In green is the location of the minimum, i.e. the solution of $df = 0$ under $g=0$. In red is the range for $b$, i.e. $c \le b \le \sqrt{2 + c^2} \, - c$. For $c=0$, the minimum is to be found at $b_{min}=1$, as was calculated above. As $c$ increases, $b_{min}$ gets smaller. For $c \simeq 0.345$, the location of $b_{min}$ reaches the lower limit of the range for $b$. Hence for the remaining $ 0.345 < c < \sqrt{2/3}$, the smallest $f$ is to be found at $b_{min} = c$. This makes it easy to show the inequality in this interval of $c$: we have $f \ge f_{min}^* = \sqrt{2- c^2} \, \frac{\sqrt{1 + c}}{\sqrt{2 c}} + 2\sqrt{c} - 3$ and this is clearly positive, see the following plot (created with values from numeric evaluations). In that plot, $f_{min}$ is plotted over the first $c$-interval $\mbox{[0 $\,$ 0.345]}$ where the value of $b$ is taken as the free minimum, from the solution of $df = 0$ under $g=0$ (blue section). The green circle is there to mark the transition to the second $c$-interval [$0.345 \,$ $\sqrt{2/3}$] where $f_{min}^*$ is plotted (see above) which is taken at $b = c$ (orange section). Note the rise of $f_{min}$ with infinite rate at $c=0$ acording to the $\sqrt{c}$-term in $f$, as discussed above under case 1: small $c$.

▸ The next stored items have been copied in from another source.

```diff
@@ -681,6 +744,7 @@
     GP_STAMP(5);
     }
   }
+  if constexpr (kSeamAlways) dma_wait();
 #if GP_STAMPS
   if (lane == 0 && p.dbg) {
     for (int k_ = 0; k_ < 8; ++k_) atomicAdd(&p.dbg[k_], seg_sum[k_]);
```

Hence the agenda for analytic work is:

• establish for $c < 0.345$ that $f$ has a free minimum w.r.t. $b$, and that at that minimum, $f_{min}(c) > f_{min}(c=0) =0$.
• establish for $c > 0.345$ that $f(b,c) \ge f(c,c)$, and then $f(c,c) > 0$ can be shown easily (see above), which gives the desired result.